Setibanya Renaya dipintu gerbang tempat tinggalnya. Langkah kakinya terlihat gontai tak bersemangat dan raut wajah pun menyiratkan kesedihan.
Hati Renaya masih mengingat kejadian di kantin tadi, sahabatnya Evita yang selama ini selalu bersama kini setiap hari menghindari kehadirannya setelah pernyataan dari mulutnya yang mengatakan "Jaka selingkuh dengan Sefia" terlontar.
Sebuah mobil yang jarang terparkir di dalam garasi rumah itu menjadi pusat perhatian Renaya saat ini.
"Papa pulang" gumamnya sembari mempercepat langkah kaki yang tadinya gontai kini berubah semangat memarkirkan sepeda kesayangannya itu ke dalam parkiran rumah lalu berlari menuju pintu utama.
Sebuah ketukan di lemparkan ke pintu kayu berwarna coklat kemerahan itu. Namun, tak mendapat balasan apapun dari dalam rumah. Lalu tangannya menurunkan knop pintu tersebut matanya mencari-cari setelah pintu setengan terbuka. Sepi. Tak ada siapa-siapa yang dia temukan di dalam ruang tamu itu.

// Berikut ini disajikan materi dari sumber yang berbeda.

template <int DIM>
__global__ __launch_bounds__(WTHREADS, WBLOCKS) void wit_sweep_kernel(
    const float* __restrict__ pts, const float* __restrict__ nodes, Levels lv, const float* __restrict__ verts,
    const float* __restrict__ plane_tab, const float* __restrict__ weights, int k1, int R, int64_t n_simplices,
    float w_limit, float cmax_mult, float cmax_ext, int min_bins, int flags, int max_open, int max_live, int max_in, int adaptive, int leaf_cap, int max_eval, int sorted_stage, const int32_t* __restrict__ item_list, const int32_t* __restrict__ item_count, WitPlan plan, int32_t* __restrict__ queue, WitOut out, FaceAcc acc,
    unsigned long long* __restrict__ stats) {
  constexpr int DP = padded_dim(DIM);
  __shared__ float4 s_pts[WCAP + 4];
  static_assert(WCAP % SGRP == 0 && SGRP + 4 <= WTHREADS && SGRP % 4 == 0, "whole groups of stage slots, padded by one pass of the workgroup");
  __shared__ int s_leaf[WLEAF];
  __shared__ uint32_t s_qbuf[WQ + WQ / 2];
  __shared__ int s_front[2 * WFRONT];
  __shared__ float s_wit[3 * WCOARSE];
  __shared__ int s_hist[NBIN];
  __shared__ uint32_t s_mf[32];
  __shared__ uint32_t s_unres[WROWS / 32];
  __shared__ uint32_t s_tkey[WROWS / 64];
  __shared__ int s_ftile[WROWS / 64];
  __shared__ int s_gn[MAXL + 2];
  __shared__ int s_ctr[4];
  __shared__ uint16_t s_ur_row[WUR];
  __shared__ uint32_t s_ur_best[WUR];
  __shared__ int16_t s_ur_slot[WUR];
  __shared__ float s_ur_p[WUR * 3];
  __shared__ uint16_t s_focus[WFOCUS];
  __shared__ uint32_t s_fx[8];
  __shared__ float s_rg[Region<DIM>::WORDS];
  __shared__ long long s_item;
  __shared__ int s_off;
  __shared__ float s_run[2];
  __shared__ int s_nrun;
  __shared__ int s_cur[NBIN];
  __shared__ float s_gc[(WCAP + SGRP - 1) / SGRP + 2];
  uint16_t* s_runs = reinterpret_cast<uint16_t*>(s_leaf);
  static_assert(WLEAF * sizeof(int) >= (WROWS / 8) * sizeof(uint16_t), "the run list fits the leaf list (runs of 8 rows or more)");
  uint32_t* s_qub = s_qbuf;
  uint16_t* s_qrow = reinterpret_cast<uint16_t*>(s_qbuf + WQ);
  float4* s_xb = reinterpret_cast<float4*>(s_qbuf);
  constexpr int XB = 256;
  static_assert(XB * sizeof(float4) <= sizeof(uint32_t) * (WQ + WQ / 2) && XB == WTHREADS, "a batch fits the queue's storage");
  const int tid = threadIdx.x;
  const int lane = tid & 63;
  const int wv = tid >> 6;
  const int top = lv.n_levels - 1;
  const int tiles64 = (R + 63) >> 6;
  if (__builtin_amdgcn_readfirstlane(item_count[0]) == 0) return;
  __shared__ unsigned long long s_stat[24];
  enum { ST_HANDLED = 0, ST_HEAVY = 1, ST_OVER = 2, ST_DENSE = 3, ST_STAGED = 4, ST_CCERT = 5, ST_LIVE = 6, ST_ROUNDS = 7,
// ... 241 lines not shown
        v.x = x[u][0];
        v.y = x[u][1];
        v.z = DIM > 2 ? x[u][DIM > 2 ? 2 : 0] : 0.f;
        v.w = 0.f;
        if (sorted_stage) {
          if (keep) {
            const int pos = atomicAdd(&s_cur[(int)eb], 1);
            if (pos < WCAP) s_pts[pos] = v;
          }
          continue;
        }
        const unsigned long long m = __ballot(keep);
        if (m != 0ull) {
          int base = 0;
          if (lane == 0) base = atomicAdd(&s_ctr[0], __popcll(m));
          base = wave_uniform(base);
          if (keep) s_pts[base + lane_rank(m)] = v;
        }
      }
    }
    }
    __syncthreads();
    const int K = sorted_stage ? n_stage : s_ctr[0];
    if (K + tid < ((K + SGRP - 1) & ~(SGRP - 1)) + 4) s_pts[K + tid] = make_float4(__builtin_inff(), __builtin_inff(), __builtin_inff(), 0.f);
    if (sorted_stage && wv == 0) {
      const int end = lane < n_keep_bins ? s_cur[lane] : 0x7fffffff;
      int bin = 0;
      for (int g = 0; g * SGRP < K; ++g) {
        const int b = __popcll(__ballot(end <= g * SGRP));
        if (lane == g) bin = b;
      }
      if (lane * SGRP < K) s_gc[lane] = bin > 0 ? (float)bin / bin_scale : -__builtin_inff();
    }
    if (tid < acc.n_faces)
      s_mf[tid] = __hip_atomic_load(acc.face_bits + acc.slot_of(s, tid), __ATOMIC_RELAXED, __HIP_MEMORY_SCOPE_AGENT);
    __syncthreads();
    if (tid == 0) { count(ST_STAGED, (unsigned long long)K); count(ST_BINS, (unsigned long long)n_keep_bins); }
    WPHASE(3);

    auto make_sample = [&](int r, float (&p)[DIM]) {
#pragma unroll
      for (int k = 0; k < DIM; ++k) p[k] = 0.f;
      if (k1 == 4) {
        const float4 w4 = *reinterpret_cast<const float4*>(weights + (int64_t)r * 4);
        const float wj[4] = {w4.x, w4.y, w4.z, w4.w};
#pragma unroll
        for (int j = 0; j < 4; ++j) {
#pragma unroll
          for (int k = 0; k < DIM; ++k) p[k] = __builtin_fmaf(wj[j], vs[j * DIM + k], p[k]);
        }
      } else {
        for (int j = 0; j < k1; ++j) {
          const float w = weights[(int64_t)r * k1 + j];
#pragma unroll
          for (int k = 0; k < DIM; ++k) p[k] = __builtin_fmaf(w, vs[j * DIM + k], p[k]);
        }
      }
    };
    auto deliver = [&](bool on, uint32_t mb, float val) {
      uint32_t um = wave_or_u32(on ? mb : 0u);
      while (um) {
        const int f = __builtin_ctz(um);
        um &= um - 1u;
        const uint32_t v = wave_max_u32((on && ((mb >> f) & 1u)) ? __float_as_uint(val) : 0u);
        if (lane == 0 && v > s_mf[f]) {
          atomicMax(&acc.face_bits[acc.slot_of(s, f)], v);
          atomicMax(&s_mf[f], v);
        }
      }
// ... 310 lines not shown
          dg2 = __builtin_fminf(dg2, d2);
        }
        const float t = __builtin_sqrtf(dg2) + __builtin_fmaf(__uint_as_float(rb.z), sigma, a_abs);
        float bnd = (t * t) * 1.000004f;
        if (bnd < 1e-30f) bnd = __builtin_inff();
        const uint32_t thr = threshold(valid ? rb.x : 0u);
        const bool keep = valid && !(__float_as_uint(bnd) <= thr);
        const unsigned long long m = __ballot(keep);
        if (m != 0ull) {
          int base = 0;
          if (lane == 0) base = atomicAdd(&s_nrun, __popcll(m));
          base = wave_uniform(base);
          if (keep) s_runs[base + lane_rank(m)] = (uint16_t)i;
        }
        if (stats) { const unsigned long long md = __ballot(valid && !keep); if (lane == 0) count(ST_RUNS, (unsigned long long)__popcll(md)); }
      }
      __syncthreads();
      n_run_rows = s_nrun << run_shift;
      tail0 = plan.n_runs << run_shift;
    }
    const int n_fine = n_run_rows + (R - tail0);
    auto load_rows = [&](int g0, FineRows& fr) {
#pragma unroll
      for (int u = 0; u < UNRF; ++u) {
        const int idx = g0 + u * WTHREADS + tid;
        fr.valid[u] = idx < n_fine;
        const int r = !fr.valid[u] ? R - 1
                      : idx < n_run_rows ? ((int)s_runs[idx >> run_shift] << run_shift) + (idx & ((1 << run_shift) - 1))
                                         : tail0 + (idx - n_run_rows);
        fr.rr[u] = r;
        if (k1 == 4) fr.w4[u] = *reinterpret_cast<const float4*>(weights + (int64_t)fr.rr[u] * 4);
        fr.par[u] = plan.parents[fr.rr[u]];
        fr.mb[u] = fr.valid[u] ? acc.memb[fr.rr[u]] : 0u;
      }
    };
    FineRows ring[FDEPTH];
#pragma unroll
    for (int a = 0; a < FDEPTH; ++a)
      if (a * WTHREADS * UNRF < n_fine) load_rows(a * WTHREADS * UNRF, ring[a]);
    for (int g0 = 0; g0 < n_fine; g0 += WTHREADS * UNRF) {
      const FineRows cur = ring[0];
#pragma unroll
      for (int a = 0; a + 1 < FDEPTH; ++a) ring[a] = ring[a + 1];
      if (g0 + FDEPTH * WTHREADS * UNRF < n_fine) load_rows(g0 + FDEPTH * WTHREADS * UNRF, ring[FDEPTH - 1]);
#pragma unroll
      for (int u = 0; u < UNRF; ++u) {
        if (g0 + u * WTHREADS >= n_fine) break;
        float p[DIM];
        if (k1 == 4) {
          const float wj[4] = {cur.w4[u].x, cur.w4[u].y, cur.w4[u].z, cur.w4[u].w};
#pragma unroll
          for (int k = 0; k < DIM; ++k) p[k] = 0.f;
#pragma unroll
          for (int j = 0; j < 4; ++j) {
#pragma unroll
            for (int k = 0; k < DIM; ++k) p[k] = __builtin_fmaf(wj[j], vs[j * DIM + k], p[k]);
          }
        } else {
          make_sample(cur.rr[u], p);
        }
        float ub = __builtin_inff();
#pragma unroll
        for (int j = 0; j < 4; ++j) {
          const int c = (int)((cur.par[u] >> (8 * j)) & 0xffu);
          float t0 = p[0] - s_wit[3 * c + 0];
          float d2 = t0 * t0;
// ... 162 lines not shown
          }
          if (lane == 0) count(ST_FLAGGED, (unsigned long long)n_ft);
        }
        for (int i = wv; i < n_ft; i += WWAVES) {
          const int r = s_ftile[i] * 64 + lane;
          if (r < R && !((s_unres[r >> 5] >> (r & 31)) & 1u)) out.d2[s * (int64_t)R + r] = SETTLED_BIT;
        }
      }
    }
    WIT_REC(10, 1); WIT_REC(11, __builtin_amdgcn_s_memrealtime() - t_item0); WIT_REC(7, s_ctr[2]);
    if (tid == 0) { out.weight[s] = -1.f; if ((s & 7) == 0) atomicAdd(&queue[8], 1); }
    if (tid == 0) count(ST_HANDLED, 1);
    WPHASE(7);
  }
  __syncthreads();
  if (stats) {
#ifdef FLOODER_WIT_TIMERS
    if (tid == 0)
      for (int i = 0; i < 10; ++i) atomicAdd(&stats[12 + i], t_ph[i]);
#endif
#ifdef FLOODER_WIT_TIMERS
    const bool flush = tid < 12 || tid >= 22;
#else
    const bool flush = tid < 12 || tid >= ST_RUNS;
#endif
    if (tid < 24 && flush && s_stat[tid] != 0ull) atomicAdd(&stats[tid], s_stat[tid]);
  }
}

"Bik Sumi! Papa udah pulang kan? Papa dimana? Kok gak ada di Ruang tamu? Di meja kerja juga gak ada. Papa dimana bik?" Bik Sumi di todong dengan sejuta pertanyaan dari Renaya yang masih berpakaian seragam yang lengkap dengan tas biru mudanya masih setia menggelantung di bahu.
"Eeh non Naya udah pulang" sahut bik Sumi tersenyum melihat perempuan yang selalu memaksa bik Sumi untuk di bantu meskipun Sumi selalu menolak dan berusaha menghentikannya. Namun, tetap saja gadis yang di hadapannya ini tetap bersikukuh dengan kemauannya dan tidak bisa di tolak.

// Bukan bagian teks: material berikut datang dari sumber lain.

class _Builder2:
    def __init__(self, device, nw: int = NW2):
        if nw not in (NW2, NW2_MAX):
            raise ValueError(f"v2 programs are compiled for {NW2} or {NW2_MAX} waves, not {nw}")
        self.device = device
        self.nw = nw
        self.ops: List[List[int]] = []
        self.op_acts: List[dict] = []
        self.op_item_src: List[List[int]] = []
        self.op_items: List[list] = []
        self.chunks: List[torch.Tensor] = []
        self.blob_len = 0
        self.acts: List[Act] = []
        self.stage = 0
        self.macs = 0
        self.n_emb = 0
        self.n_stats = 0
        self.max_stage = 1 << 30
        self.alias_residual = False
        self.wrap_live: List[Act] = []
        self.keep_to_end: List[Act] = []
        self.save_global = False
        self.ws_floats = 0
        self.allow_4x4 = True
        self.fuse_max = FUSE_MAX_RECORDS
        self.member = (0, 1)
        self.xchg_floats = 0
        self.grouped = False
        self.group_on = True

    def add(self, t: torch.Tensor, pad_to: int = 4) -> int:
        t = t.detach().to(device=self.device, dtype=torch.float32).reshape(-1)
        off = self.blob_len
        pad = (-t.numel()) % pad_to
        if pad:
            t = torch.cat([t, torch.zeros(pad, device=self.device)])
        self.chunks.append(t)
        self.blob_len += t.numel()
        return off

    def act(self, length: int, chans: int, persistent=False, halo: int = HALO2) -> Act:
        a = Act(length, chans, len(self.acts), persistent=persistent, halo=halo)
        k = self.member[1]
        a.gcap = bool(self.grouped and k > 1 and not persistent and halo == HALO2 and length & (length - 1) == 0 and k * length <= 16)
        self.acts.append(a)
        return a

    def save_slot(self, length: int, chans: int) -> Act:
        a = self.act(length, chans, halo=0)
        if self.save_global:
            a.in_global, a.persistent = True, True
            a.off = self.ws_floats
            self.ws_floats += (a.floats + 3) // 4 * 4
        return a

    def emb_slot(self, c_out: int, film: bool = False) -> int:
        off = self.n_emb
        self.n_emb += pad32(c_out) * (2 if film else 1)
        return off

    def stats_slot(self) -> int:
        off = self.n_stats
        self.n_stats += GROUPS2
        return off

    def conv(self, srcs: List[Act], dst: Act, w_eff: torch.Tensor, bias: Optional[torch.Tensor], *, stride=1, pad=0,
             transposed=False, phases=None, gn: Optional[nn.Module] = None, emb_off: int = -1, res: Optional[Act] = None,
             pred: bool = False, save: Optional[Tuple[Act, int]] = None, bwd: Optional[dict] = None,
             extra: Optional[List[dict]] = None, film: bool = False, act: Optional[int] = None, col_norm: bool = False,
             bias_row: int = -1, out_div: Optional[float] = None, cg_real: int = 0):
        c_out, _, c_in = w_eff.shape
        assert c_in == sum(a.chans for a in srcs) and dst.chans == c_out and 1 <= len(srcs) <= 2
        extra = list(extra or [])
        groupable = phases is None and not transposed and stride == 1 and not col_norm
        phases, l_cols, cstride, ostride = self._geometry(srcs, dst.length, w_eff, stride, pad, transposed, phases)
        v = self._member_view(srcs, dst, w_eff, extra, res, phases, l_cols, groupable=groupable, cuttable=bwd is None and save is None)
        if len(phases) == 1:
            plan = self._plan_single_phase(v, srcs, extra, stride)
            if plan is None:
                return False
        else:
# ... 41 lines not shown
        return mode, rows, cols, nt, -(-c_out // rows), -(-l_cols // (nt * cols))

    def _member_view(self, srcs: List[Act], dst: Act, w_eff: torch.Tensor, extra: List[dict], res: Optional[Act], phases, l_cols: int, *,
                     groupable: bool, cuttable: bool) -> _ConvView:
        c_out, l_out = dst.chans, dst.length
        mem, ksp = self.member
        coutp, cgw = pad32(c_out), pad32(c_out) // GROUPS2
        ex_srcs = [a for ex in extra for a in ex["srcs"]]
        w_bytes = 4 * (w_eff.numel() + sum(ex["w_eff"].numel() for ex in extra))
        gop = (groupable and self.grouped and self.group_on and ksp > 1 and cuttable
               and dst.gcap and all(a.gcap and a.length == l_out for a in list(srcs) + ex_srcs) and (res is None or res.gcap)
               and w_bytes >= group_min_bytes())
        if gop:
            _, rows, _, _, n_rt, n_cg = shape = self._tile_shape(ksp * l_out, c_out)
            lo_c, hi_c = mem * n_rt // ksp * rows, (mem + 1) * n_rt // ksp * rows
            if not (n_rt % ksp or n_cg != 1 or coutp != c_out or lo_c % cgw or hi_c % cgw or GROUPS2 % ksp or -(-(cgw // 4 * l_out) // 32) > 2):
                self.xchg_floats = max(self.xchg_floats, ksp * l_out * coutp)
                for a in list(srcs) + ex_srcs + [dst] + ([res] if res is not None else []):
                    a.gk = ksp
                return _ConvView(c_out, l_out, phases, ksp * l_out, *shape, list(range(mem * n_rt // ksp, (mem + 1) * n_rt // ksp)),
                                 gop=True, xg=(lo_c // cgw) | ((hi_c // cgw) << 8) | XG_XCHG | XG_GOP)
        mode, rows, _, _, n_rt, n_cg = shape = self._tile_shape(l_cols, c_out)
        my_rts, xg = list(range(n_rt)), 0
        k_chunks = sum(-(-a.chans // (16 if mode == MODE_16X16 else 4)) for a in srcs) * phases[0][0].shape[1]
        worth = k_chunks * n_rt * n_cg / self.nw >= SPLIT_MIN_RECORDS
        if (ksp > 1 and not self.grouped and self.group_on and worth and len(phases) == 1 and n_rt > 1 and cuttable
                and (n_rt % ksp == 0 or ksp % n_rt == 0)):
            cand = list(range(mem * n_rt // ksp, (mem + 1) * n_rt // ksp)) if n_rt >= ksp else [mem * n_rt // ksp]
            lo_c, hi_c = cand[0] * rows, (cand[-1] + 1) * rows
            if lo_c % cgw == 0 and hi_c % cgw == 0:
                my_rts, xg = cand, (lo_c // cgw) | (min(hi_c // cgw, GROUPS2) << 8) | (1 << 16)
                self.xchg_floats = max(self.xchg_floats, l_out * coutp)
        return _ConvView(c_out, l_out, phases, l_cols, *shape, my_rts, xg=xg)

    def _slice_counts(self, v: _ConvView, streams: List[_Stream], n_main: int, fusing: bool):
        nw, ring = self.nw, ring_depth(self.nw)
        n_first = nw // v.tiles if v.tiles < nw else 1
        post = [i for i, st in enumerate(streams) if st.post]
        budget = max(len(streams), n_first)
        if v.gop:
            budget = n_first + len(post)
            if os.environ.get("CDX_DBG_LONE") == "1":
                budget = 1 + len(post)
        per = [1] * len(streams)
        n_of = [st.recs.shape[1] for st in streams]
        while sum(per) < budget and (sum(per) + 1) * v.l_stage * v.sstride <= self.max_stage:
            cand = [i for i in range(len(streams)) if n_of[i] // (per[i] + 1) >= MIN_SLICE]
            if not cand:
                break
            per[max(cand, key=lambda i: n_of[i] / per[i])] += 1
        if fusing and max(n_of[i] / per[i] for i in range(n_main)) > self.fuse_max:
            return None
        single_round, uneven = False, {}
        if v.gop and post:
            main = [i for i, st in enumerate(streams) if not st.post]
            uneven_on = os.environ.get("CDX_UNET2_UNEVEN_CUT", "1") != "0"
            if uneven_on and len(main) == 1 and n_first - len(post) >= 2 and n_of[main[0]] >= 2 * ring * (n_first - len(post)):
                per = [1] * len(streams)
                per[main[0]] = n_first - len(post)
                single_round = True
            elif uneven_on and len(main) == 1 and n_first == 2 and n_of[main[0]] >= 4 * ring and n_of[main[0]] % (2 * ring) == 0:
                per[main[0]] = 2
                uneven[main[0]] = [n_of[main[0]] // 2 - ring, n_of[main[0]]]
                spare = budget - 2 - sum(per[i] for i in post)
                for i in sorted(post, key=lambda i: -n_of[i]):
                    while spare < 0 and per[i] > 1:
                        per[i] -= 1
                        spare += 1
        return per, uneven, single_round

    def _plan_single_phase(self, v: _ConvView, srcs: List[Act], extra: List[dict], stride: int):
        w, ppad, _ = v.phases[0]
        all_srcs, pbias = list(srcs), None
        streams = [_Stream(all_srcs.index(a), r, ccn, ppad, False) for a, (r, ccn) in zip(srcs, _source_records(w, srcs, v.mode))]
        for ex in extra:
            w2 = ex["w_eff"]
            assert w2.shape[0] == v.c_out and w2.shape[2] == sum(a.chans for a in ex["srcs"]) and stride == 1
            if ex["pad"] > HALO2 or (w2.shape[1] - 1 - ex["pad"]) > HALO2:
                raise ValueError("extra conv reaches past the halo rows")
            for a, (r, ccn) in zip(ex["srcs"], _source_records(w2, ex["srcs"], v.mode)):
                if a not in all_srcs:
                    all_srcs.append(a)
                streams.append(_Stream(all_srcs.index(a), r, ccn, ex["pad"], bool(ex.get("post"))))
            if ex.get("post"):
                pb = ex.get("bias")
                pbias = (pbias if pbias is not None else torch.zeros(v.c_out, device=self.device)) + \
                    (pb.detach().to(self.device) if pb is not None else 0)
            else:
                assert ex.get("bias") is None, "bias of a summed extra conv: fold it into the main bias"
        counts = self._slice_counts(v, streams, len(srcs), bool(extra))
        if counts is None:
            return None
        per, uneven, single_round = counts
        self.macs += sum(v.c_out * v.l_out * ex["w_eff"].shape[1] * ex["w_eff"].shape[2] for ex in extra)
        order = [i for i, st in enumerate(streams) if not st.post] + [i for i, st in enumerate(streams) if st.post]
        kpost = sum(per[i] for i, st in enumerate(streams) if st.post)
        ksplit = sum(per) - kpost
        items, item_src, ks = [], [], 0
        for i in order:
            st, n, k = streams[i], streams[i].recs.shape[1], per[i]
            woff = self.add(st.recs.contiguous())
            edge = [0] + uneven[i] if i in uneven else _slice_edges(n, k, ring_depth(self.nw))
            for j in range(k):
                q0, q1 = edge[j], edge[j + 1]
                for tile in range(v.n_rt * v.n_cg):
                    rt, cgi = tile % v.n_rt, tile // v.n_rt
                    if rt not in v.my_rts:
                        continue
                    items.append([woff + (rt * n + q0) * 256, q1 - q0, (q0 // st.ccn) | ((q0 % st.ccn) << 8),
                                  ks * v.l_stage * v.sstride + (rt - v.rt0) * v.rows, cgi * v.nt * v.cols, st.pad | (0 << 8), 0, st.ccn])
                    item_src.append(st.src)
                ks += 1
        if single_round and len(items) == self.nw:
            items, item_src = _deal_over_simds(items, item_src, self.nw)
        return items, item_src, ksplit, kpost, pbias, all_srcs

    def _plan_phases(self, v: _ConvView, srcs: List[Act]):
        nw, ring = self.nw, ring_depth(self.nw)
        per_src = max(1, (nw // v.tiles if v.tiles < nw else 1) // len(srcs))
        ph_segs = [_source_records(w, srcs, v.mode) for w, _, _ in v.phases]
        per = [min([per_src] + [max(1, segs[si][0].shape[1] // MIN_SLICE) for segs in ph_segs]) for si in range(len(srcs))]
        while sum(per) > len(srcs) and sum(per) * v.l_out * v.sstride > self.max_stage:
            per[per.index(max(per))] -= 1
        ph_info = []
        for (w, ppad, ooff), segs in zip(v.phases, ph_segs):
            seg_n = [r.shape[1] for r, _ in segs]
            cuts, base = [], 0
            for si, (n, k) in enumerate(zip(seg_n, per)):
                edge = _slice_edges(n, k, ring)
                cuts += [(base + edge[j], base + edge[j + 1], si, base) for j in range(k)]
                base += n
            woff = self.add(torch.cat([r for r, _ in segs], dim=1).contiguous())
            ph_info.append(dict(segs=segs, nqt=sum(seg_n), cuts=cuts, woff=woff, pad=ppad, ooff=ooff))
        ksplit = max(len(pi["cuts"]) for pi in ph_info)
        items, item_src = [], []
        for ks in range(ksplit):
            for tile in range(v.n_rt * v.n_cg):
                rt, cgi = tile % v.n_rt, tile // v.n_rt
                for pi in ph_info:
                    q0, q1, si, sbase = pi["cuts"][ks]
                    ccn = pi["segs"][si][1]
                    items.append([pi["woff"] + (rt * pi["nqt"] + q0) * 256, q1 - q0, ((q0 - sbase) // ccn) | (((q0 - sbase) % ccn) << 8),
                                  ks * v.l_out * v.sstride + rt * v.rows, cgi * v.nt * v.cols, pi["pad"] | (pi["ooff"] << 8), 0, ccn])
                    item_src.append(si)
        if any(len(pi["cuts"]) != ksplit for pi in ph_info):
            raise ValueError("phases with different K-slice counts are not supported (stale partial tiles)")
        return items, item_src, ksplit, 0, None, list(srcs)

    def _epilogue_words(self, words: dict, v: _ConvView, dst: Act, all_srcs: List[Act], bias: Optional[torch.Tensor], pbias, *, gn, bwd,
                        save, emb_off, film, res, pred, bias_row, act, col_norm, cg_real, out_div):
        c_out, l_out, coutp, kpost = v.c_out, v.l_out, v.coutp, words[W2_KPOST]
        if bias_row >= 0:
            assert bias is None, "a table-row bias replaces the static one (fold it into the row)"
            words[W2_BOFF] = bias_row
        else:
            words[W2_BOFF] = self.add(_padded(bias if bias is not None else torch.zeros(c_out, device=self.device), coutp))
        if kpost:
            words[W2_PBIAS] = self.add(_padded(pbias, coutp))
        cg, cg4 = coutp // GROUPS2, coutp // GROUPS2 // 4
        if cg4 & (cg4 - 1) or cg4 > 32:
            raise ValueError(f"C_out {c_out}: the epilogue partitions at most 1024 channels (8 lane groups x 32 float4 lanes)")
        nk = -(-(cg4 * l_out) // 32)
        if nk > MAX_NK2:
            raise ValueError(f"epilogue: {cg4 * l_out} float4 items per group > {32 * MAX_NK2} (horizon too long for v2)")
        words[W2_CG4_SHIFT], words[W2_NK] = cg4.bit_length() - 1, nk
        flags, reads, writes = 0, list(all_srcs), [dst]
# ... 591 lines not shown
    x = b.act(horizon, d, persistent=True)
    blocks, raw_rows = _lower_half_janner_grad(b, clf, horizon, x, None, forward_only=True)
    emb = _emb_table_spec(b, clf, blocks, dev, raw_rows=raw_rows)
    out = b.op_acts[b.head_index]["dst"]
    prog = _finalize2(b, [emb], x, out, horizon, d, clf.emb_dim, max_lds_bytes, [])
    prog.meta["cls_first"], prog.meta["head_op"] = 0, b.head_index
    return prog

"Bik Sumi.. Papa mana bik? Naya nanya Papa lho sama bik Sumi?" sahut Naya memelas menginginkan pertanyaannya segera terjawab
"Tuan Bima sedang keluar Non. Katanya mau bertemu sahabatnya" ucap Sumi membuat raut wajah Naya menampilkan rasa kecewanya.
"Oh gitu ya bik, yaudah deh Naya ke kamar dulu ya" balas Renaya tak bersemangat dengan suara yang datar
"Habis ganti pakaian, non Naya langsung turun ya, bibik udah masak makanan kesukaan kamu" Sumi mencoba menciptakan senyuman di wajah Naya yang sedih.
"Beneran bik? Bibik masak pergedel hari ini?" seru Renaya yang tiba-tiba semangat mendengar makan kesukaan dari bik Sumi
"Bener dong non! Makanya cepetan gih ganti pakaian dulu" kata bik Sumi semangat melihat keceriaan kembali hadir di wajah Renaya.
"Okay bik Sumiku sayang" sahut Renaya sembari memeluk Sumi dengan erat sampai-sampai Sumi susah menemukan oksigen. Sebelum kakinya beranjak dari dapur tak lupa sebuah cubitan Naya daratkan ke wajah bik Sumi yang baru saja menghirup udara.
Belum sempat Renaya mengganti pakaian seragam sekolahnya sebuah dering yang sangat familiar di telinganya berbunyi. Telepon genggam yang berada di atas nakas segera Naya rebut dan kini sudah berada di atas telapak tangannya. Sebuah pesan dari seseorang. Membuat Naya mengajak jemarinya untuk mulai berdansa diatas keyword di layar android miliknya itu.
Sebuah senyuman terbentang di pipi Raffa. Gak tau kenapa ada perasaan bahagia sampai membuatnya tersenyum-senyum sendiri membaca ulang balasan Naya itu.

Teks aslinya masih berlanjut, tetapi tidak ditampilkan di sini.